[Stored data]
——————

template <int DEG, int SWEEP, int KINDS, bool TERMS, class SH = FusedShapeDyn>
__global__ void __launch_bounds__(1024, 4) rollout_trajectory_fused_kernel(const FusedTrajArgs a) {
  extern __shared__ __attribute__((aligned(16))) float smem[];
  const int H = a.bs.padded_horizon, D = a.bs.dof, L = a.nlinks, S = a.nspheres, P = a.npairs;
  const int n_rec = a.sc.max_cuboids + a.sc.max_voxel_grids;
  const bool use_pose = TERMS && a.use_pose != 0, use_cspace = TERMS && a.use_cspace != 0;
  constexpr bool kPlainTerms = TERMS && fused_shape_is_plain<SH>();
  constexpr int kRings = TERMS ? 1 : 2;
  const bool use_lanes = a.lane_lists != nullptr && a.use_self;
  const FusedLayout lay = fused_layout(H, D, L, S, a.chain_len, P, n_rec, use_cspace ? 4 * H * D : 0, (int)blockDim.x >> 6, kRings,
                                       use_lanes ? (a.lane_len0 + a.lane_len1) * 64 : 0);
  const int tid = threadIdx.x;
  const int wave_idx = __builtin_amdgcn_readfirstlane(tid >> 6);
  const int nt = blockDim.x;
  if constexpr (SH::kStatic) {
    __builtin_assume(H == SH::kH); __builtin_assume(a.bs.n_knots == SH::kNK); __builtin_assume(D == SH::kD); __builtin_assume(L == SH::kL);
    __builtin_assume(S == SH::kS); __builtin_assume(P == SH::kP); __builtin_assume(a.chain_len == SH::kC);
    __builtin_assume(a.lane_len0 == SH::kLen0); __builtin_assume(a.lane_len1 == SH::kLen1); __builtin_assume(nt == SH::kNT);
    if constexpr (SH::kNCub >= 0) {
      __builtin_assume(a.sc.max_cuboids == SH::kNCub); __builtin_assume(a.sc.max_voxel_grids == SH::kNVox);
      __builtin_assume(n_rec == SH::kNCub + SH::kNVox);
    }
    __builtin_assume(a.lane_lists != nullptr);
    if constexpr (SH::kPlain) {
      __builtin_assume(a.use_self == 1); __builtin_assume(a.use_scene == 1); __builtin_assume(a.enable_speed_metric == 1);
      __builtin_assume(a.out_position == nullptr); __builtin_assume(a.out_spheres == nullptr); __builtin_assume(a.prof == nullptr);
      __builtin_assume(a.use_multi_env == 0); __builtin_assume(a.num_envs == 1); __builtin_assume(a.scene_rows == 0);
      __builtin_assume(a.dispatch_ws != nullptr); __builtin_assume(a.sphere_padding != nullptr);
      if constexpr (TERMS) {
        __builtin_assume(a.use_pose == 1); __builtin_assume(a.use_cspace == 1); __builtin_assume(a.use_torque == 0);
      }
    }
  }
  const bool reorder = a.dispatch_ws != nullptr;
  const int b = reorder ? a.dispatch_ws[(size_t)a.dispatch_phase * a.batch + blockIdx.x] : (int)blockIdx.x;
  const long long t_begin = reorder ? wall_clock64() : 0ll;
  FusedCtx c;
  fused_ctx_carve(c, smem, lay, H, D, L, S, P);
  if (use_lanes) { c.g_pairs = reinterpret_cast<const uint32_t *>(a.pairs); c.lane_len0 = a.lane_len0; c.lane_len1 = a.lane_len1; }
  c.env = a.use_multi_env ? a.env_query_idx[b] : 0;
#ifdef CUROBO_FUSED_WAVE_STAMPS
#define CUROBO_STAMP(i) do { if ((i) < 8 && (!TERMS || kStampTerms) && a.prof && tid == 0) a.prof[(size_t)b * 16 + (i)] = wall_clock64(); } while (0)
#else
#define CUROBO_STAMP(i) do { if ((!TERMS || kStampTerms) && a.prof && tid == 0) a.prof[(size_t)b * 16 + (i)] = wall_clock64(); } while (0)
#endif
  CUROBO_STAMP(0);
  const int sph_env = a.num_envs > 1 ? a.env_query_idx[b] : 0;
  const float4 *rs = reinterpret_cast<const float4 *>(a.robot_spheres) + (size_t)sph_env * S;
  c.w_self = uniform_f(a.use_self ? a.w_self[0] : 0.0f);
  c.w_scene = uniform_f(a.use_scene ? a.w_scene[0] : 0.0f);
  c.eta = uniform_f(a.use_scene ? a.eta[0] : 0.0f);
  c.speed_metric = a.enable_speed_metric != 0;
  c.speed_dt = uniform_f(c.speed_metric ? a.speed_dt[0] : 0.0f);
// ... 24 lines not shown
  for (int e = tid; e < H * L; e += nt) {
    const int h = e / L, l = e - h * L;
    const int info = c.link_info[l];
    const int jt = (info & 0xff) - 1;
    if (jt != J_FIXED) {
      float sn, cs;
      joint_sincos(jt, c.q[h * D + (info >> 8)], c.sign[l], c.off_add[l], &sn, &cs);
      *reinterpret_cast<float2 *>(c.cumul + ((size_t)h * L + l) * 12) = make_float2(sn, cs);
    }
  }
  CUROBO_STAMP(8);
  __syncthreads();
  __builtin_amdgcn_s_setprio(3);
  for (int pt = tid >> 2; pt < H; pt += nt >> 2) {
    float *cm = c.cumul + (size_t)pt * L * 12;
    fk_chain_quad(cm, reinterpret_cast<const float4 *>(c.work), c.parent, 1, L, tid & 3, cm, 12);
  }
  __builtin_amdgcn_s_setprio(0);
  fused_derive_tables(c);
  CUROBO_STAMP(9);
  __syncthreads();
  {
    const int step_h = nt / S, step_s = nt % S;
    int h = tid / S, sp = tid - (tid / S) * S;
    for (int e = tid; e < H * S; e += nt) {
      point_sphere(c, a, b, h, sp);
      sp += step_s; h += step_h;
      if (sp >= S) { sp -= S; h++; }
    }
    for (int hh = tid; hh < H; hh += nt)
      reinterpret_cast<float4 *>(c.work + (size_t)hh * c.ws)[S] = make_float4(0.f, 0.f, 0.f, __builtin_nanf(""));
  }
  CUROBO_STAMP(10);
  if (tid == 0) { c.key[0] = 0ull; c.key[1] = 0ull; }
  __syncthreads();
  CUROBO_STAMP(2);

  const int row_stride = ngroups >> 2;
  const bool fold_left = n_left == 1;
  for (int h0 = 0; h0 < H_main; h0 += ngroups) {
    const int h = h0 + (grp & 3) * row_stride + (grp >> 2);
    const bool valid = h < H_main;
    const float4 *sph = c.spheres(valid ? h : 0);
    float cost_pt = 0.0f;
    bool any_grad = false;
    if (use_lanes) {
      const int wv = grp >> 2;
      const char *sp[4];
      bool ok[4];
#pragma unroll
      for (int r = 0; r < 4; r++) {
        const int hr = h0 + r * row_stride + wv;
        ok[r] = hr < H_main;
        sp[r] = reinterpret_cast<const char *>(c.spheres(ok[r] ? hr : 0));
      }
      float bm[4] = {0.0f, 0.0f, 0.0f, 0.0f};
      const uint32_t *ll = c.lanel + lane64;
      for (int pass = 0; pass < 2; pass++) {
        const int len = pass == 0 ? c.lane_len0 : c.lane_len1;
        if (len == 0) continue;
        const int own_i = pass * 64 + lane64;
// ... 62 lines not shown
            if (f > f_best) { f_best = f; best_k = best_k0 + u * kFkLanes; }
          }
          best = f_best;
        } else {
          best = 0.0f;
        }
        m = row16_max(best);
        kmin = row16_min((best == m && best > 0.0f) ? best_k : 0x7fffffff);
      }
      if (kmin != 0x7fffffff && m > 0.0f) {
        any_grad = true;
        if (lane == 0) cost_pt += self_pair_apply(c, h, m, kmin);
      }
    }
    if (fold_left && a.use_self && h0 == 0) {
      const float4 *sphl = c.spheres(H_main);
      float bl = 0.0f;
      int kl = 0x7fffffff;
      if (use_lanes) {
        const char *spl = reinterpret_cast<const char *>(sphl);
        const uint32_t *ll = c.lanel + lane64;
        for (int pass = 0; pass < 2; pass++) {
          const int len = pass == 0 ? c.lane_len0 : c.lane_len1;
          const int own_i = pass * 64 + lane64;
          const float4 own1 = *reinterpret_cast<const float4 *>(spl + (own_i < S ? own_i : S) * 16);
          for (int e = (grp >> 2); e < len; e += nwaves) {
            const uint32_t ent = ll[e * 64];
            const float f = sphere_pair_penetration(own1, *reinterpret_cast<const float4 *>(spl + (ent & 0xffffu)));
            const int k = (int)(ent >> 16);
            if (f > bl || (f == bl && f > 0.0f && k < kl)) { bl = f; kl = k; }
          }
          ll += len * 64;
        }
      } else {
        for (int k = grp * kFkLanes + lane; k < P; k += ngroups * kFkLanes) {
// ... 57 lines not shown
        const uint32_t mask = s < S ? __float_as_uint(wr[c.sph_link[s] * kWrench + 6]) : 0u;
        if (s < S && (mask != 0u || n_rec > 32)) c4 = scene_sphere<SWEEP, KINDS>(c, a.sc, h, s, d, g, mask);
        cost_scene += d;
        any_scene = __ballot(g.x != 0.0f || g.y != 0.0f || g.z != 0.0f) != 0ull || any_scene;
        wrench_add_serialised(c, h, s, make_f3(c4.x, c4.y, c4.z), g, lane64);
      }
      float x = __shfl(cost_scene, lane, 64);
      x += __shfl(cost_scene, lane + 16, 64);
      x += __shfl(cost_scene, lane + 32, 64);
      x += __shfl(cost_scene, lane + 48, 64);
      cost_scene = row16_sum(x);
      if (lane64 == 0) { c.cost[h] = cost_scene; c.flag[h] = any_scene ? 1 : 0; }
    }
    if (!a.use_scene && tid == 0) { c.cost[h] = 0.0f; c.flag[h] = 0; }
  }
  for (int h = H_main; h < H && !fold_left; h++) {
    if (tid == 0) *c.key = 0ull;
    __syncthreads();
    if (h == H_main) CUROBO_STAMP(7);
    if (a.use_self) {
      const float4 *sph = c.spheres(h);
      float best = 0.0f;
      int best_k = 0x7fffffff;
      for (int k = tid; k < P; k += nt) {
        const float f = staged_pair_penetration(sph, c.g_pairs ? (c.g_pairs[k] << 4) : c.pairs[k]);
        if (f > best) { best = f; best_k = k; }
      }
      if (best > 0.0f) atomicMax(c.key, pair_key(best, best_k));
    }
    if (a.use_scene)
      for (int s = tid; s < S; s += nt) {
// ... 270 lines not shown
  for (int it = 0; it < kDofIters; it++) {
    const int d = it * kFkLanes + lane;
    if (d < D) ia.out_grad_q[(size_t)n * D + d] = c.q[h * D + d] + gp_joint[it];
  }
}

——————

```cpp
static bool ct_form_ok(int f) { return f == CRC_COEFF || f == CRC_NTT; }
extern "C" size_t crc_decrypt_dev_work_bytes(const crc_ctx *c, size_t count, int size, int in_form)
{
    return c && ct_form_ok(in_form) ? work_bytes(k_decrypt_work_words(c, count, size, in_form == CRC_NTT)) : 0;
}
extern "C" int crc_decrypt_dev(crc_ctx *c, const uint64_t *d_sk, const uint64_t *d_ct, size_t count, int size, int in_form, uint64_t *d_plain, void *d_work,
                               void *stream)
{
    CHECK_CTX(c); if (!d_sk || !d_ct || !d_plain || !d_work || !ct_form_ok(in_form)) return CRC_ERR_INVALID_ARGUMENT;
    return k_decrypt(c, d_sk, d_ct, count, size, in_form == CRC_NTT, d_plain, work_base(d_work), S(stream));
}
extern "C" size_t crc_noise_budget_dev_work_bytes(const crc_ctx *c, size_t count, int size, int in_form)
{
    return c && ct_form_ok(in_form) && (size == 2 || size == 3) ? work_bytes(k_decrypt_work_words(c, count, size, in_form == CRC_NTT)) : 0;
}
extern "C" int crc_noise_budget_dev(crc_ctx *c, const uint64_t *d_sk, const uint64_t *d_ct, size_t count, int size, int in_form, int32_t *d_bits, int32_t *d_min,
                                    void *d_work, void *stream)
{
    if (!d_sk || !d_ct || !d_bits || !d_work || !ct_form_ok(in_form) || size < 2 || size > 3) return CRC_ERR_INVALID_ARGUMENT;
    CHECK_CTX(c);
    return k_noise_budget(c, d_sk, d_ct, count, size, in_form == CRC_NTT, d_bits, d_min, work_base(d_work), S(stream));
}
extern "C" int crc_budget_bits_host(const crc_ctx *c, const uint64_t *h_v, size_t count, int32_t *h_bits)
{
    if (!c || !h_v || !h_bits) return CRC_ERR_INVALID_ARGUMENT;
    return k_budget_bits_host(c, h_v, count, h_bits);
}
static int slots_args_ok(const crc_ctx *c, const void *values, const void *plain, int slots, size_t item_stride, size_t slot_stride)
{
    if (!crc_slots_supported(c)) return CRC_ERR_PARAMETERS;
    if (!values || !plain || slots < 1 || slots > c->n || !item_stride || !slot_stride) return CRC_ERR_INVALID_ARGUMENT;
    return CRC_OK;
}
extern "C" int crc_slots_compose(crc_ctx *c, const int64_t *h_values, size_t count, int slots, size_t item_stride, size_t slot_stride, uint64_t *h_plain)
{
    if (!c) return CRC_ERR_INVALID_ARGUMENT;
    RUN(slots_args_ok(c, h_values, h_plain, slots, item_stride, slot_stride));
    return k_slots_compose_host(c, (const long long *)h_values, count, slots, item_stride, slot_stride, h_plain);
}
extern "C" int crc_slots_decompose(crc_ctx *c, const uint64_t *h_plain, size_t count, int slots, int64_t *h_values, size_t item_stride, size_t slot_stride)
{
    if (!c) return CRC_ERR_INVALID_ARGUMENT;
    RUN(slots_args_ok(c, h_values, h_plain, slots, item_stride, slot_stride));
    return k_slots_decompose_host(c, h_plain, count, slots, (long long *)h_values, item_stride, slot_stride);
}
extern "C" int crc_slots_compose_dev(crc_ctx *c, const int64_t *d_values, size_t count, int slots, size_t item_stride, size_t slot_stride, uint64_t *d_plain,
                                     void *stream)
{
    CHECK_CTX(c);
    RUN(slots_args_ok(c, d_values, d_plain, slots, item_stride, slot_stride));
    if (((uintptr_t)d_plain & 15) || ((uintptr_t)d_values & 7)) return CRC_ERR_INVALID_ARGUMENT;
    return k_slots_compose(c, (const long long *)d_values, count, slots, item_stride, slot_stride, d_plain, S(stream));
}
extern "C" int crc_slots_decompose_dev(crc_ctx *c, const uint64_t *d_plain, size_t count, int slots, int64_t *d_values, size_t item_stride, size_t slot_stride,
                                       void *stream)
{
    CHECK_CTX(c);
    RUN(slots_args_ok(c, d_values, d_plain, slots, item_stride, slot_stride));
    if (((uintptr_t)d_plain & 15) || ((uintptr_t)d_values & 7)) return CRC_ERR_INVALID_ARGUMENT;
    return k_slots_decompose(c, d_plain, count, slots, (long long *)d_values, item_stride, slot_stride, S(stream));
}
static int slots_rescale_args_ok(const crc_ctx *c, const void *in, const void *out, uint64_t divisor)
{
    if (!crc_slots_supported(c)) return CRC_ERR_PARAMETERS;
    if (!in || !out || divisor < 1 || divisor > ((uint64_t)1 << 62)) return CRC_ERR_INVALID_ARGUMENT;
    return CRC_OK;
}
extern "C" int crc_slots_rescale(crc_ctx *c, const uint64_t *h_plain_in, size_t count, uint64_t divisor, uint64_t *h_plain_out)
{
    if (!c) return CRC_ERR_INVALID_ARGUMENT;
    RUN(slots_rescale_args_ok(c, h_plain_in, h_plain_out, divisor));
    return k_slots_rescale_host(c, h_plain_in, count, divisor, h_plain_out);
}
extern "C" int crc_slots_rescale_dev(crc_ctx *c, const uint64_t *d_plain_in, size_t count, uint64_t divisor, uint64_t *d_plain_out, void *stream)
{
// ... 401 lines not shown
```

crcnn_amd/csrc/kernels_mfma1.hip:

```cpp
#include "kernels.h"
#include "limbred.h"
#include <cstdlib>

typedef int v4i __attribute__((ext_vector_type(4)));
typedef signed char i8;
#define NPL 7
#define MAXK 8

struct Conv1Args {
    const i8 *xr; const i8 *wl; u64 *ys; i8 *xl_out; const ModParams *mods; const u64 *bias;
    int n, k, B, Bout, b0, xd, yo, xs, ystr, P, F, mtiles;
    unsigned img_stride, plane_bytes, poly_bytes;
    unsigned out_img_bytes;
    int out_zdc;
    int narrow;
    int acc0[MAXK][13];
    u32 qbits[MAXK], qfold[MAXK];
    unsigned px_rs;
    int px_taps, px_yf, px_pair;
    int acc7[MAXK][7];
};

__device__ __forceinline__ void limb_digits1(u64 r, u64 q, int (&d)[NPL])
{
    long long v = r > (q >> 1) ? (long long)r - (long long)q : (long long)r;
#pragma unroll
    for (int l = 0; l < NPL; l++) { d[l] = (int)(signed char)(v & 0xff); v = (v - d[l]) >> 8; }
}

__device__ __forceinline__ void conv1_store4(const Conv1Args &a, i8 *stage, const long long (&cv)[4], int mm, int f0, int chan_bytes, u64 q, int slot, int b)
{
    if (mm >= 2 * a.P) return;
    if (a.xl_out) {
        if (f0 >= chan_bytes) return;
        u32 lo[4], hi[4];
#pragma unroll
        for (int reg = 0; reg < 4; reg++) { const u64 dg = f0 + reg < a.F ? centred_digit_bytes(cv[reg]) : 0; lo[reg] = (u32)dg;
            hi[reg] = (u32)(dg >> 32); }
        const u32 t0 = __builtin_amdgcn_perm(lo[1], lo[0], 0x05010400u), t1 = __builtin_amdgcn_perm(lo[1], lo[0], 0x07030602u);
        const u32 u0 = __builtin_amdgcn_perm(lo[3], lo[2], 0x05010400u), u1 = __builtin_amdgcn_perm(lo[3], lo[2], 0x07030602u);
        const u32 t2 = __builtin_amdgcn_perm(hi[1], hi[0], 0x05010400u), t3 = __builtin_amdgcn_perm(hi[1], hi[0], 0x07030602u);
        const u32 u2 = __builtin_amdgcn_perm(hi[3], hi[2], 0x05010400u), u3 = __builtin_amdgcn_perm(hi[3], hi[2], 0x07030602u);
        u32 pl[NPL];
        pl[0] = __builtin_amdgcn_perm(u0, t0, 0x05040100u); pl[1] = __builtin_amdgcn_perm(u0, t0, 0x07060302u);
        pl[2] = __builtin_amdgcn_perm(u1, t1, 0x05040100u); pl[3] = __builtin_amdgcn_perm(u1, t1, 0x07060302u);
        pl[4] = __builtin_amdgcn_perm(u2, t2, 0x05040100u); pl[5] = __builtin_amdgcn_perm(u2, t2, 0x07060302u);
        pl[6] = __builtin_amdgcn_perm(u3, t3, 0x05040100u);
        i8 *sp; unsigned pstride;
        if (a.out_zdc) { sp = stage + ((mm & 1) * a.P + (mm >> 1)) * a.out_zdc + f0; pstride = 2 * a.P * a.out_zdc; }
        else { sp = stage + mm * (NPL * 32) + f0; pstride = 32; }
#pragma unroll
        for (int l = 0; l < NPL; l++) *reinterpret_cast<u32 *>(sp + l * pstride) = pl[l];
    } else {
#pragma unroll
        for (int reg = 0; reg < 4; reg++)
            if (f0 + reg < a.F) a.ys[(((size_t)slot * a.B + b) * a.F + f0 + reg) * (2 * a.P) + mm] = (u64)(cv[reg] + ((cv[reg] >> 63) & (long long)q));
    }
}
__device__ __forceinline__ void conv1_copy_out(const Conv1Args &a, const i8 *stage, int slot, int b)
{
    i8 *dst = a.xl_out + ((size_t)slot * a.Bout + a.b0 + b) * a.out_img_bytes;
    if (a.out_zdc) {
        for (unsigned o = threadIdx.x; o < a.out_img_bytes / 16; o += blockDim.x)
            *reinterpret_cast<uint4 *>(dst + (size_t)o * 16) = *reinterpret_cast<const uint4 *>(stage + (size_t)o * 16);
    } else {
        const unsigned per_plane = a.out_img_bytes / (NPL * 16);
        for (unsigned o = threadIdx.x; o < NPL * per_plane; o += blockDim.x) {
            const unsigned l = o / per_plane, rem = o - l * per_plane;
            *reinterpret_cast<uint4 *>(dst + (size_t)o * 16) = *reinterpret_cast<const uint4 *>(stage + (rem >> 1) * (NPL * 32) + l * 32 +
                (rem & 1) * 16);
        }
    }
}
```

——————

Provide only the count of lines in the records above that hold the word "else".

6